PROBLEM TO SOLVE: Report each line of the entries below that includes "PROLONG".

─── AVAILABLE DATA ───

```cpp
template <int NPTS, int CX, int CY, int NT, bool ZN = false, bool SYM = false, bool LRF = false>
__global__ void __launch_bounds__(NT) __attribute__((amdgpu_waves_per_eu(NPTS == 27 && SYM && CX >= 48 ? tune::ZR27_MINW : 1)))
k_zresrestrict(ZRestrictArgs a) {
    if (ZN && (int)blockIdx.x >= a.nblk_main) {
        const int ch = batch_chain();
        RngKey key = a.key;
        if (ch) key.k1 = (a.chain0 + (uint32_t)ch) ^ a.seed_hi;
        const uint64_t sample = *a.sample;
        double2* z = a.zb + ch * a.zbs;
        const int nw = ((int)gridDim.x - a.nblk_main) * NT;
        const int w0 = ((int)blockIdx.x - a.nblk_main) * NT + (int)threadIdx.x;
        for (int jb = 0; jb < a.njobs; ++jb) {
            const TailNoiseJob J = a.jobs[jb];
            const int npair = J.nx / 2, nyi = J.ny - 1;
            const int n = npair * nyi * (J.nz - 1);
            for (int q = w0; q < n; q += nw) {
                const int m = q % npair, row = q / npair;
                const int i0 = 2 * m + 1;
// ... 14 lines not shown
    constexpr int RSr = 2 * RP + 2;
    constexpr int XPP = CX + 3;
    constexpr int XR = 2 * CY + 3;
    constexpr int XS = 2 * XPP + 2;
    constexpr int XPS = XR * XS;
    constexpr int NLX = (XR * XPP + NT - 1) / NT;
    constexpr int NLR = (RR * RP + NT - 1) / NT;
    constexpr int NCP = (CX * CY + NT - 1) / NT;
    extern __shared__ __attribute__((aligned(16))) double smem[];
    double* xs = smem;
    double* rs = xs + 3 * XPS;

    {
        const int ch = batch_chain();
        a.x += ch * a.csf;
        a.f += ch * a.csf;
        a.fc += ch * a.csc;
        a.xc += ch * a.csc;
        if (LRF) a.lr.e += ch;
    }
    const double lre = LRF ? *a.lr.e : 0.0;
    const Layout& Lf = a.Lf;
    const Layout& Lc = a.Lc;
    const int nb = ZN ? a.nblk_main : (int)gridDim.x, b = blockIdx.x, per = nb >> 3;
    const int tile = (nb & 7) ? b : (b & 7) * per + (b >> 3);
    const int txi = tile % a.ntx;
    const int tyi = (tile / a.ntx) % a.nty;
    const int tzi = tile / (a.ntx * a.nty);
    auto draw_pn = [&]() {
        if (!a.pn.dst) return;
        const uint64_t sample = *a.sample;
// ... 70 lines not shown
    auto issue_x = [&](int k) {
        const double* base = plane_ptr(a.x, k > kx_last ? kx_last : k);
#pragma unroll
        for (int u = 0; u < NLX; ++u) px[u] = *reinterpret_cast<const double2*>(base + xoff[u]);
    };
    auto deposit_x = [&](int k) {
        double* dst = xs + xslot(k) * XPS;
#pragma unroll
        for (int u = 0; u < NLX; ++u)
            if (xlds[u] >= 0) {
                dst[xlds[u]] = px[u].x;
                dst[xlds[u] + XPP] = px[u].y;
            }
    };
    auto issue_f = [&](int k) {
        const double* base = plane_ptr(a.f, k > kf_last ? kf_last : k);
#pragma unroll
        for (int u = 0; u < NLR; ++u) pf[u] = *reinterpret_cast<const double2*>(base + roff[u]);
    };
    auto residual = [&](int k, const double2 (&fv)[NLR]) {
        const bool kin = k >= 1 && k <= Lf.nz - 1;
        const double* pl[3] = {xs + xslot(k - 1) * XPS, xs + xslot(k) * XPS, xs + xslot(k + 1) * XPS};
#pragma unroll
        for (int u = 0; u < NLR; ++u) {
            if (rlds[u] < 0) continue;
            const int o0 = rxo[u], o1 = rxo[u] + XPP;
            const int m0 = o0 + XPP - 1, m1 = o1 - XPP;
            double y0 = 0.0, y1 = 0.0;
            if (NPTS == 7) {
                y0 += a.S.a[4] * pl[0][o0];
// ... 34 lines not shown
                for (int dz = 0; dz < 3; ++dz) {
                    double v[12];
                    zr_plane12<XS * 8, XPP * 8>(lds_addr(pl[dz] - XS + o0), v);
#pragma unroll
                    for (int r = 0; r < 3; ++r) {
                        const int c = dz * 9 + r * 3;
                        y0 += a.S.a[c] * v[4 * r + 2];
                        y1 += a.S.a[c] * v[4 * r + 0];
                        y0 += a.S.a[c + 1] * v[4 * r + 0];
                        y1 += a.S.a[c + 1] * v[4 * r + 3];
                        y0 += a.S.a[c + 2] * v[4 * r + 3];
                        y1 += a.S.a[c + 2] * v[4 * r + 1];
                    }
                }
            }
            double2 f = fv[u];
            if constexpr (LRF) f = lr_rhs_pair(f, lre);
            rs[rlds[u]] = (kin && (rflag[u] & 1)) ? f.x - y0 : 0.0;
            rs[rlds[u] + RP] = (kin && (rflag[u] & 2)) ? f.y - y1 : 0.0;
        }
    };
    auto accumulate = [&](double (&acc)[NCP], int sz) {
#pragma unroll
        for (int u = 0; u < NCP; ++u) {
            double result = acc[u];
#pragma unroll
            for (int sy = -1; sy <= 1; ++sy)
#pragma unroll
                for (int sx = -1; sx <= 1; ++sx) {
                    double w = 1.0;
                    w *= w1(sx);
// ... 58 lines not shown
```

### multigridmc_amd/csrc/mgmc_zsweep.hpp

```cpp
#pragma once
#include <type_traits>

#include "mgmc_kernels.hpp"
#include "mgmc_tuning.hpp"

namespace mgmc {

struct ZSweepArgs {
    Layout L;
    const double* xin;
    double* xout;
    const double* f;
    const double* xc;
    Layout Lc;
    double alpha;
    StencilArg S;
    GibbsArg G;
    int tz;
    int ntx, nty, ntz;
    int zpairs;
    long long cs, csc;
    LRRhsArg lr;
};

struct ZItem {
    int goff;
    uint32_t pbase;
    int lds;
    int flags;
};

struct RunE0 {
    int value;
};

constexpr int zs_threads(int TY) { return 256 * ((TY / 2 + 2 + 3) / 4); }

template <int XP, int TY, int NT, int PROLONG, int MINW, bool LRF = false>
__global__ void __launch_bounds__(NT) __attribute__((amdgpu_waves_per_eu(MINW))) k_zsweep_rb7(ZSweepArgs a) {
    static_assert(XP == 32 && TY % 4 == 0 && TY <= 32 && NT == zs_threads(TY), "tile shape");
    constexpr int WP = XP + 2;
    constexpr int RS = 2 * WP + 2;
    constexpr int R = TY + 4;
    constexpr int PS = R * RS;
    constexpr int NSLOT = 4;
    constexpr int NCW = TY / 2;
    constexpr int NLX = (R * WP + NT - 1) / NT;
    extern __shared__ __attribute__((aligned(16))) double smem[];
    double* xs = smem;
    double* tab = xs + NSLOT * PS;
    for (int q = threadIdx.x; q < 64; q += NT) {
        tab[q] = LOGTAB_RC[q];
        tab[64 + q] = LOGTAB_HI[q];
        tab[128 + q] = LOGTAB_LO[q];
    }
    for (int q = threadIdx.x; q < 130; q += NT) tab[192 + q] = SINCOS_TAB[q];
    if (!PROLONG) __syncthreads();
    constexpr int CW = XP + 8, CWP = CW / 2, CR = TY / 2 + 3, CPS = CR * CW;
    constexpr int NLC = PROLONG ? (CR * CWP + NT - 1) / NT : 1;
    double* cring = tab + 322;

    {
        const int ch = batch_chain();
        a.xin += ch * a.cs;
        a.xout += ch * a.cs;
        a.f += ch * a.cs;
        if (PROLONG) a.xc += ch * a.csc;
        a.G.key = chain_key(a.G, ch);
        if (LRF) a.lr.e += ch;
    }
    const double lre = LRF ? *a.lr.e : 0.0;
    const Layout& L = a.L;
    const int nb = gridDim.x;
    const int b = blockIdx.x;
    const int per = nb >> 3;
    const int tile = (nb & 7) ? b : (b & 7) * per + (b >> 3);
    int txi = tile % a.ntx;
    int tyi = (tile / a.ntx) % a.nty;
    int tzi = tile / (a.ntx * a.nty);
    bool down = false;
    if (!PROLONG && a.zpairs) {
// ... 208 lines not shown
            constexpr bool odd_step = decltype(ODDc)::value;
            const int e = odd_step ? 1 - E0c_v : E0c_v;
            const int o1 = t.lds + e * WP, o2 = t.lds + (1 - e) * WP;
            const bool inf = e ? in1 : in0;
            using Bp = std::integral_constant<int, odd_step ? 0 : 1>;
            deposit_x(p + dz, std::integral_constant<int, DN ? -1 : (odd_step ? 0 : 1)>{}, Bp{});
            if (PROLONG) {
                if (odd_step) deposit_c((p + 3) / 2);
                else issue_c((p + 4) / 2);
            }
            if constexpr (PF2) {
                issue_x(p + 3, Bp{});
                (void)fnxt;
            } else {
                issue_x(p + 2 * dz, Bp{});
                if (active_wave) fnxt = load_f(p + dz);
            }
            __syncthreads();
            if (interior_plane(p) && active_wave) {
                double2 fv = fcur;
                if constexpr (LRF) fv = lr_rhs_pair(fv, lre);
                if (inf) {
                    const double res = row_sum(p, o1, e, xs[slot(p - 1) * PS + o1]);
                    const double crhs = fma(sd, e ? z.y : z.x, e ? fv.y : fv.x);
                    double* s0 = xs + slot(p) * PS;
                    s0[o1] = fma(wd, crhs - res, s0[o1]);
                }
                pk_out = fma(sd, e ? z.x : z.y, e ? fv.x : fv.y);
            }
            if constexpr (PF2) fcur = load_f(p + 2);
            __syncthreads();
            const int k = p - dz;
            if (core_wave) {
                const bool own = k >= k0 && k < k1;
                const double* s0 = xs + slot(k) * PS;
                const double fv = s0[o2];
                if (own && rowin) {
                    double sv = s0[o1];
                    if (inf) {
                        const double res = DN ? row_sum_ba(k, o1, e, xs[slot(p) * PS + o1], fb) : row_sum(k, o1, e, fb);
                        sv = fma(wd, pk_in - res, sv);
                    }
                    double* dst = a.xout + (long long)k * L.sp + t.goff;
                    const double2 out = e ? make_double2(fv, sv) : make_double2(sv, fv);
                    __builtin_nontemporal_store(out.x, dst);
                    __builtin_nontemporal_store(out.y, dst + 1);
                }
                fb = fv;
            }
            if (active_wave && interior_plane(p + dz)) z = noise(p + dz);
        };
        double2 fA = make_double2(0.0, 0.0), fB = make_double2(0.0, 0.0);
        double pkA = 0.0, pkB = 0.0;
        const int pst = DN ? k1 : k0 - 1;
        if constexpr (PF2) {
            fA = load_f(k0 - 1);
            fB = load_f(k0);
        } else if (active_wave) {
            fA = load_f(pst);
        }
        if (active_wave && interior_plane(pst)) z = noise(pst);
        if constexpr (DN) {
            for (int p = k1; p >= k0 - 1; p -= 2) {
                step(p, std::integral_constant<bool, false>{}, fA, fB, pkB, pkA);
                if (p - 1 >= k0 - 1) step(p - 1, std::integral_constant<bool, true>{}, fB, fA, pkA, pkB);
            }
        } else {
            for (int p = k0 - 1; p <= k1; p += 2) {
                step(p, std::integral_constant<bool, false>{}, fA, fB, pkB, pkA);
                if (p + 1 <= k1) step(p + 1, std::integral_constant<bool, true>{}, fB, fA, pkA, pkB);
// ... 52 lines not shown
```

───

OUTPUT FOR THIS EXERCISE:
template <int XP, int TY, int NT, int PROLONG, int MINW, bool LRF = false>
    if (!PROLONG) __syncthreads();
    constexpr int NLC = PROLONG ? (CR * CWP + NT - 1) / NT : 1;
        if (PROLONG) a.xc += ch * a.csc;
    if (!PROLONG && a.zpairs) {
            if (PROLONG) {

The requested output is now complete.